# EJB - lokale oder entfernte Interfaces



## Thomas F. (13. Dez 2004)

Hi,

ich schreibe gerade meine erste EJB Anwendung und wüsste gern mal Eure Meinung zu folgendem Sachverhalt:
Ich habe mich entschieden alle Entity-Beans nur mit lokalen Interfaces auszustatten und den Zugriff von außen ausschließlich über die entfernten Interfaces der Session-Beans zu realisieren. Die Session-Beans rufen dann an
dem entsprechenden Objekt die Methoden der lokalen Interfaces der Entity-Beans auf. Da alle Entity-Beans nur lokale Interfaces besitzen muss ich auch für vermeintlich kleine Aufgaben eine extra Session-Bean schreiben.
Beispielsweise erfolgt das Anlegen einer neuen Entity innerhalb einer Session-Bean. Der Aufruf der entsprechenden Methode dieser Session-Bean ist ungleich geringer, als das eigentliche Erstellen der Entity.
Ist es sinnvoll trotz allem den Umweg über Session-Beans zu wählen, oder würdet Ihr für solch kleine Sachen den Entity-Beans auch entfernte Interfaces zur Verfügung stellen und direkt darauf zugreifen?

Vielen Dank


----------



## Bleiglanz (13. Dez 2004)

> Der Aufruf der entsprechenden Methode dieser Session-Bean ist ungleich geringer


was soll "geringer" heissen?


> Ist es sinnvoll trotz allem den Umweg über Session-Beans zu wählen, oder würdet Ihr für solch kleine Sachen den Entity-Beans auch entfernte Interfaces zur Verfügung stellen und direkt darauf zugreifen?
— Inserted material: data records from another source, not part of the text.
template <int NB, bool HEADS, int PF, bool WIDE = false, bool PREV = false>
__global__ __launch_bounds__(256, 1) void kz_tower_resident(TowerDev a) {
    using L = Layout<NB>;
    constexpr int M = L::M, MT = L::MT;
    static_assert(PF <= TOWER_PF_MAX, "the refills past the end of the stream must land in its padding");
    extern __shared__ __attribute__((aligned(16))) unsigned char lds[];

    const int tid = threadIdx.x;
    const int wave = __builtin_amdgcn_readfirstlane(tid >> 6);
    const int lane = tid & 63;
    const int fr = lane & 15, kq = lane >> 4;
    const int board0 = blockIdx.x * NB;
    const int layers = 2 * a.depth;
    const int total_ksteps = layers * KSTEPS + (HEADS ? HEAD_KSTEPS : 0);
    const int bias_rows = layers + (HEADS ? 5 : 0);

    const uint4 *wp = a.w_tower + wave * 256 + lane;
    auto wload_prev = [&](int gk, int nt) __attribute__((always_inline)) { return wp[(size_t)gk * 1024 + nt * 64]; };
    typedef const __attribute__((address_space(1))) unsigned char *gptr;
    gptr wk = (gptr)a.w_tower + wave * 4096;
    const unsigned wlane = lane * 16;
    auto wload = [&](gptr k, int nt) __attribute__((always_inline)) {
        typedef unsigned u32x4 __attribute__((ext_vector_type(4)));
        return __builtin_bit_cast(uint4, *reinterpret_cast<const __attribute__((address_space(1))) u32x4 *>(k + wlane + nt * 1024));
    };
    uint4 wreg[PF][4];
#pragma unroll
    for (int s = 0; s < PF; s++) {
        const int g = s < total_ksteps ? s : total_ksteps - 1;
#pragma unroll
        for (int nt = 0; nt < 4; nt++) wreg[s][nt] = PREV ? wload_prev(g, nt) : wload(wk + s * 16384, nt);
    }
    wk += PF * 16384;
    int g = 0;
    auto ring_take = [&](int stage, h16x8 (&af)[4]) __attribute__((always_inline)) {
#pragma unroll
        for (int nt = 0; nt < 4; nt++) af[nt] = *reinterpret_cast<const h16x8 *>(&wreg[stage][nt]);
#ifndef KZ_TW_NO_WLOAD
        if constexpr (PREV) {
            const int gn = g + PF < total_ksteps ? g + PF : total_ksteps - 1;
#pragma unroll
            for (int nt = 0; nt < 4; nt++) wreg[stage][nt] = wload_prev(gn, nt);
        } else {
#pragma unroll
            for (int nt = 0; nt < 4; nt++) wreg[stage][nt] = wload(wk, nt);
        }
#endif
        wk += 16384;
        if constexpr (!PREV) asm("" : "+s"(wk));
    };

    const int sc = WIDE ? a.cin_p >> 5 : 1;
    const int stem_off = WIDE ? L::Y_OFF : L::S_OFF, srow = 64 * sc, spieces = 4 * sc;
    for (int id = tid; id < 16 * RS / 16; id += 256)
// ... 29 lines not shown
        for (int nt = 0; nt < 4; nt++)
#pragma unroll
            for (int mt = 0; mt < MT; mt++) acc[nt][mt] = bias_next[nt];
    };
    f32x4 post_s[4], post_t[4];
#pragma unroll
    for (int nt = 0; nt < 4; nt++) {
        post_s[nt] = f32x4{1.f, 1.f, 1.f, 1.f};
        post_t[nt] = f32x4{0.f, 0.f, 0.f, 0.f};
    }

    auto relu4 = [](f32x4 v) {
        typedef int i32x4 __attribute__((ext_vector_type(4)));
        i32x4 b = __builtin_bit_cast(i32x4, v);
#pragma unroll
        for (int j = 0; j < 4; j++) b[j] = b[j] > 0 ? b[j] : 0;
        return __builtin_bit_cast(f32x4, b);
    };
    auto to_h4 = [](f32x4 v) { return h16x4{(h16)v[0], (h16)v[1], (h16)v[2], (h16)v[3]}; };

    const int lane_row = L::LINE_TILES ? (fr >> 3) * L::BOARD + (fr & 7) * RS : fr * RS;
    const int epi_base = lane_row + (wave * 64 + kq * 4) * 2;
    auto epilogue = [&](int dst_off, auto relu, auto residual, auto post) __attribute__((always_inline)) {
#pragma unroll
        for (int nt = 0; nt < 4; nt++) {
            h16x4 rx[MT];
            if constexpr (decltype(residual)::value) {
#pragma unroll
                for (int mt = 0; mt < MT; mt++)
                    rx[mt] = *reinterpret_cast<const h16x4 *>(lds + L::X_OFF + epi_base + mt * L::TS + nt * 32);
            }
#pragma unroll
            for (int mt = 0; mt < MT; mt++) {
                const int off = epi_base + mt * L::TS + nt * 32;
                f32x4 v = acc[nt][mt];
                if constexpr (decltype(relu)::value) v = relu4(v);
                if constexpr (decltype(residual)::value) {
#pragma unroll
                    for (int j = 0; j < 4; j++) v[j] += (float)rx[mt][j];
                }
                if constexpr (decltype(post)::value) v = v * post_s[nt] + post_t[nt];
                *reinterpret_cast<h16x4 *>(lds + dst_off + off) = to_h4(v);
            }
        }
    };
    constexpr std::true_type YES{};
    constexpr std::false_type NO{};

    const bool x_is0 = (lane & 7) == 0, x_is7 = (lane & 7) == 7, yo_is0 = (lane & 8) == 0, yo_is1 = !yo_is0;
    auto tap_ok = [&](int mt, int dy, int dx) __attribute__((always_inline)) {
        const bool kill_x = (dx < 0 && x_is0) || (dx > 0 && x_is7);
        if constexpr (L::LINE_TILES) return !(kill_x || (dy < 0 && mt == 0) || (dy > 0 && mt == MT - 1));
        else return !(kill_x || ((mt & 3) == 0 && dy < 0 && yo_is0) || ((mt & 3) == 3 && dy > 0 && yo_is1));
    };

    fetch_bias(0);
    init_acc();
    fetch_bias(1);
    for (int ks = 0; ks < 9 * sc; ks++) {
        const int tap = WIDE ? ks / sc : ks, chunk = ks - tap * sc;
        const int dy = tap / 3 - 1, dx = tap % 3 - 1;
        h16x8 af[4];
#pragma unroll
        for (int nt = 0; nt < 4; nt++) {
            const uint4 t = a.w_stem[((ks * 4 + wave) * 4 + nt) * 64 + lane];
            af[nt] = *reinterpret_cast<const h16x8 *>(&t);
        }
#pragma unroll
        for (int mt = 0; mt < MT; mt++) {
            const bool ok = tap_ok(mt, dy, dx);
            const int p = L::LINE_TILES ? (fr >> 3) * 64 + mt * 8 + (fr & 7) : mt * 16 + fr;
            const int off = ok ? stem_off + (p + dy * 8 + dx) * srow + chunk * 64 + kq * 16 : L::Z_OFF + kq * 16;
            const h16x8 bf = *reinterpret_cast<const h16x8 *>(lds + off);
#pragma unroll
            for (int nt = 0; nt < 4; nt++)
                acc[nt][mt] = __builtin_amdgcn_mfma_f32_16x16x32_f16(af[nt], bf, acc[nt][mt], 0, 0, 0);
        }
    }
    epilogue(L::X_OFF, NO, NO, NO);
    __syncthreads();

    const int kq_off = 256 * (kq & 1) + 128 * (kq >> 1);
    const int frag_base = lane_row + kq_off;
    auto tap_rows = [&](int tap, int src_off, int (&T)[MT]) __attribute__((always_inline)) {
        const int dy = tap / 3 - 1, dx = tap % 3 - 1;
        const int shifted = frag_base + src_off + (dy * 8 + dx) * RS;
        const int zrow = L::Z_OFF + ((fr + dy * 8 + dx) & 15) * RS + kq_off;
        const int zrow_odd = L::LINE_TILES ? L::Z_OFF + ((fr + dy * 8 + dx + 8) & 15) * RS + kq_off : zrow;
        if constexpr (PREV) {
#pragma unroll
            for (int mt = 0; mt < MT; mt++) T[mt] = tap_ok(mt, dy, dx) ? shifted + mt * L::TS : ((mt & 1) ? zrow_odd : zrow);
        } else {
            int z0 = zrow, z1 = zrow_odd;
            asm("" : "+v"(z0), "+v"(z1));
            const bool kill_x = ((dx < 0) & x_is0) | ((dx > 0) & x_is7);
#pragma unroll
            for (int mt = 0; mt < MT; mt++) {
                bool kill;
                if constexpr (L::LINE_TILES) kill = kill_x | ((dy < 0) & (mt == 0)) | ((dy > 0) & (mt == MT - 1));
                else kill = kill_x | (((mt & 3) == 0) & (dy < 0) & yo_is0) | (((mt & 3) == 3) & (dy > 0) & yo_is1);
                T[mt] = kill ? ((mt & 1) ? z1 : z0) : shifted + mt * L::TS;
            }
        }
    };

    h16x8 bf[2][MT];
    auto conv_line = [&](auto dy_tag, int src_off, int dx_lo, int dx_hi, int tap_after) __attribute__((always_inline)) {
        constexpr int DY = decltype(dy_tag)::value;
        constexpr int LO = L::LINE_TILES && DY < 0 ? 1 : 0, HI = L::LINE_TILES && DY > 0 ? MT - 1 : MT, NT_ = HI - LO;
        int T[MT], Tn[MT];
        tap_rows((DY + 1) * 3 + dx_lo + 1, src_off, T);
#pragma nounroll
        for (int dx = dx_lo; dx < dx_hi; dx++) {
            tap_rows(dx + 1 < dx_hi ? (DY + 1) * 3 + dx + 2 : tap_after, src_off, Tn);
#pragma unroll
            for (int ch = 0; ch < 8; ch++) {
                const int stage = ch & (PF - 1), cur = ch & 1, nxt = cur ^ 1;
#ifndef KZ_TW_NO_DSREAD
#pragma unroll
                for (int mt = 0; mt < MT; mt++) {
                    if (ch < 7) {
                        if (mt >= LO && mt < HI) bf[nxt][mt] = *reinterpret_cast<const h16x8 *>(lds + T[mt] + (ch + 1) * 16);
                    } else {
                        bf[nxt][mt] = *reinterpret_cast<const h16x8 *>(lds + Tn[mt]);
                    }
                }
#endif
                h16x8 af[4];
                ring_take(stage, af);
#pragma unroll
                for (int nt = 0; nt < 4; nt++)
#pragma unroll
                    for (int mt = LO; mt < HI; mt++)
                        acc[nt][mt] = __builtin_amdgcn_mfma_f32_16x16x32_f16(af[nt], bf[cur][mt], acc[nt][mt], 0, 0, 0);
                constexpr int NR_LAST = MT;
                const int nr = ch < 7 ? NT_ : NR_LAST;
#pragma unroll
                for (int i = 0; i < 4; i++) {
                    __builtin_amdgcn_sched_group_barrier(SG_MFMA, 1, 0);
                    __builtin_amdgcn_sched_group_barrier(SG_VMEM_READ, 1, 0);
                }
#pragma unroll
                for (int i = 0; i < MT; i++) {
                    if (i < nr) {
                        __builtin_amdgcn_sched_group_barrier(SG_MFMA, 1, 0);
                        __builtin_amdgcn_sched_group_barrier(SG_DS_READ, 1, 0);
                    }
                }
                constexpr int N_FREE = 4 * NT_ - (NT_ + 4), N_ALU = PREV ? 0 : N_FREE < 20 ? N_FREE : 20;
                if (ch == 0) {
#pragma unroll
                    for (int i = 0; i < N_ALU; i++) {
                        __builtin_amdgcn_sched_group_barrier(SG_MFMA, 1, 0);
                        __builtin_amdgcn_sched_group_barrier(SG_VALU | SG_SALU, 2, 0);
                    }
                    __builtin_amdgcn_sched_group_barrier(SG_MFMA, 4 * NT_ - (NT_ + 4) - N_ALU, 0);
                } else if (ch < 7) {
                    __builtin_amdgcn_sched_group_barrier(SG_MFMA, 4 * NT_ - (NT_ + 4), 0);
                } else {
                    __builtin_amdgcn_sched_group_barrier(SG_MFMA, 4 * NT_ - (NR_LAST + 4), 0);
                }
                __builtin_amdgcn_sched_barrier(0);
                g++;
            }
#pragma unroll
            for (int mt = 0; mt < MT; mt++) T[mt] = Tn[mt];
        }
    };
    constexpr std::integral_constant<int, -1> DY_UP{};
    constexpr std::integral_constant<int, 0> DY_MID{};
    constexpr std::integral_constant<int, 1> DY_DOWN{};
    auto conv_prime = [&](int src_off, int tap) __attribute__((always_inline)) {
        int T[MT];
        tap_rows(tap, src_off, T);
#pragma unroll
        for (int mt = 0; mt < MT; mt++) bf[0][mt] = *reinterpret_cast<const h16x8 *>(lds + T[mt]);
    };
    auto conv_3x3 = [&](int src_off) __attribute__((always_inline)) {
        conv_prime(src_off, 0);
        conv_line(DY_UP, src_off, -1, 2, 3);
        conv_line(DY_MID, src_off, -1, 2, 6);
        conv_line(DY_DOWN, src_off, -1, 2, 8);
    };
    auto conv_1x1 = [&](int src_off) __attribute__((always_inline)) {
        conv_prime(src_off, 4);
        conv_line(DY_MID, src_off, 0, 1, 4);
    };

    for (int layer = 1; layer <= layers; layer++) {
        const bool is_b = (layer & 1) == 0;
        init_acc();
        fetch_bias(layer + 1);
        if (layer == layers) {
#pragma unroll
            for (int nt = 0; nt < 4; nt++) {
                const int oc = wave * 64 + nt * 16 + kq * 4;
                post_s[nt] = *reinterpret_cast<const f32x4 *>(a.post_scale + oc);
                post_t[nt] = *reinterpret_cast<const f32x4 *>(a.post_shift + oc);
            }
        }
        conv_3x3(is_b ? L::Y_OFF : L::X_OFF);
        if (!is_b) epilogue(L::Y_OFF, YES, NO, NO);
        else if (layer != layers) epilogue(L::X_OFF, YES, YES, NO);
        else epilogue(L::X_OFF, YES, YES, YES);
        __syncthreads();
    }

    if constexpr (!HEADS) {
        for (int id = tid; id < M * 32; id += 256) {
            const int p = id >> 5, c16 = id & 31;
            const int board = board0 + (p >> 6);
            if (board < a.batch) {
                const uint4 v = *reinterpret_cast<const uint4 *>(lds + L::X_OFF + L::row_off(p >> 6, p & 63) + c16 * 16);
                *reinterpret_cast<uint4 *>(a.y + ((size_t)board0 * 64 + p) * C + c16 * 8) = v;
            }
        }
    } else {
        {
            float *act = reinterpret_cast<float *>(lds + L::ACT_OFF);
            for (int o = tid; o < NB * 256; o += 256) {
                const int b = o >> 8, c4 = (o >> 6) & 3, p = o & 63;
                const unsigned char *row = lds + L::X_OFF + L::row_off(b, p);
                const float *w = a.sh_w0 + c4 * C;
                float s = a.sh_b0[c4];
#pragma unroll 4
                for (int i = 0; i < C; i += 8) {
                    const h16x8 xv = *reinterpret_cast<const h16x8 *>(row + i * 2);
                    const f32x4 w0 = *reinterpret_cast<const f32x4 *>(w + i), w1 = *reinterpret_cast<const f32x4 *>(w + i + 4);
#pragma unroll
                    for (int j = 0; j < 4; j++) s += (float)xv[j] * w0[j] + (float)xv[4 + j] * w1[j];
                }
                if (!(fabsf(s) <= 3.0e38f) && a.nonfinite_flag && board0 + b < a.batch)
                    *reinterpret_cast<volatile int *>(a.nonfinite_flag) = a.epoch;
                act[o] = fmaxf(s, 0.0f);
            }
        }

        {
            const int tb = L::X_OFF + L::row_off(NB == 2 ? fr >> 3 : 0, 56 + (fr & 7)) + kq_off;
            for (int s = 0; s < 3; s++) {
                f32x4 ua[4];
#pragma unroll
                for (int nt = 0; nt < 4; nt++) ua[nt] = bias_next[nt];
                fetch_bias(layers + 2 + s);
#pragma unroll
                for (int ch = 0; ch < 8; ch++) {
                    const h16x8 bf = *reinterpret_cast<const h16x8 *>(lds + tb + ch * 16);
                    h16x8 af[4];
                    ring_take(ch & (PF - 1), af);
#pragma unroll
                    for (int nt = 0; nt < 4; nt++)
                        ua[nt] = __builtin_amdgcn_mfma_f32_16x16x32_f16(af[nt], bf, ua[nt], 0, 0, 0);
                    g++;
                }
                if (NB == 2 || fr < 8) {
#pragma unroll
                    for (int nt = 0; nt < 4; nt++)
                        *reinterpret_cast<h16x4 *>(lds + L::U_OFF + fr * URS + (256 * s + wave * 64 + nt * 16 + kq * 4) * 2) =
                            to_h4(ua[nt]);
                }
            }
        }

        init_acc();
        fetch_bias(layers + 5);
        conv_1x1(L::X_OFF);
        epilogue(L::Y_OFF, NO, NO, NO);

        init_acc();
        conv_1x1(L::X_OFF);
// ... 52 lines not shown
        }
        __syncthreads();
        {
            const float inv = 1.0f / sqrtf((float)C);
#pragma unroll
            for (int ii = 0; ii < IT; ii++)
#pragma unroll
                for (int jt = 0; jt < 6; jt++) {
                    const int i = (it0 + ii) * 16 + fr, j = jt * 16 + kq * 4;
                    *reinterpret_cast<f32x4 *>(lds + L::LOG_OFF + ((hb * 64 + i) * LOGIT_LD + j) * 4) = la[ii][jt] * inv;
                }
        }
        const bool decode = a.dec.move_offsets != nullptr;
        float *raw = reinterpret_cast<float *>(lds + L::ACT_OFF);
        if (tid < NB * 5) {
            const int b = tid / 5, k = tid % 5;
            const float *hid = reinterpret_cast<const float *>(lds + L::HID_OFF) + b * 32;
            float s = a.sh_b2[k];
            for (int i = 0; i < 32; i++) s += a.sh_w2[k * 32 + i] * hid[i];
            if (decode) raw[b * 8 + k] = s;
            else if (board0 + b < a.batch) a.scalars[(size_t)(board0 + b) * 5 + k] = s;
        }
        __syncthreads();
        if (decode) {
            if (wave < NB && board0 + wave < a.batch) {
                const float *lg = reinterpret_cast<const float *>(lds + L::LOG_OFF) + wave * 64 * LOGIT_LD;
                float *stage = reinterpret_cast<float *>(lds + L::X_OFF + L::row_off(wave, 0));
                decode_board_wave(a.dec, board0 + wave, lane, raw + wave * 8, stage, 64 * RS / 4,
                                  [&](int idx) { return lg[a.att_idx[idx]]; });
            }
        } else {
            for (int b = 0; b < NB; b++) {
                if (board0 + b >= a.batch) break;
                const float *lg = reinterpret_cast<const float *>(lds + L::LOG_OFF) + b * 64 * LOGIT_LD;
                float *pol = a.policy + (size_t)(board0 + b) * POLICY;
                for (int k = tid; k < POLICY; k += 256) pol[k] = lg[a.att_idx[k]];
            }
        }
    }
}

Ja, bündle ALLE "geringen" Sachen in einer einzigen "grossen" SessionBean!


----------



## foobar (13. Dez 2004)

BTW Dieses Pattern nennt sich Session Facade 
http://java.sun.com/blueprints/corej2eepatterns/Patterns/SessionFacade.html


----------



## bellmann29 (11. Jan 2005)

Es können auch mehrere Fassaden in der Applikation benutzt werden. Die Anzahl der Methoden in einer Fassade sollte nicht zu groß sein. Es wird mit der Zeit ziemlich unübersichtlich.


----------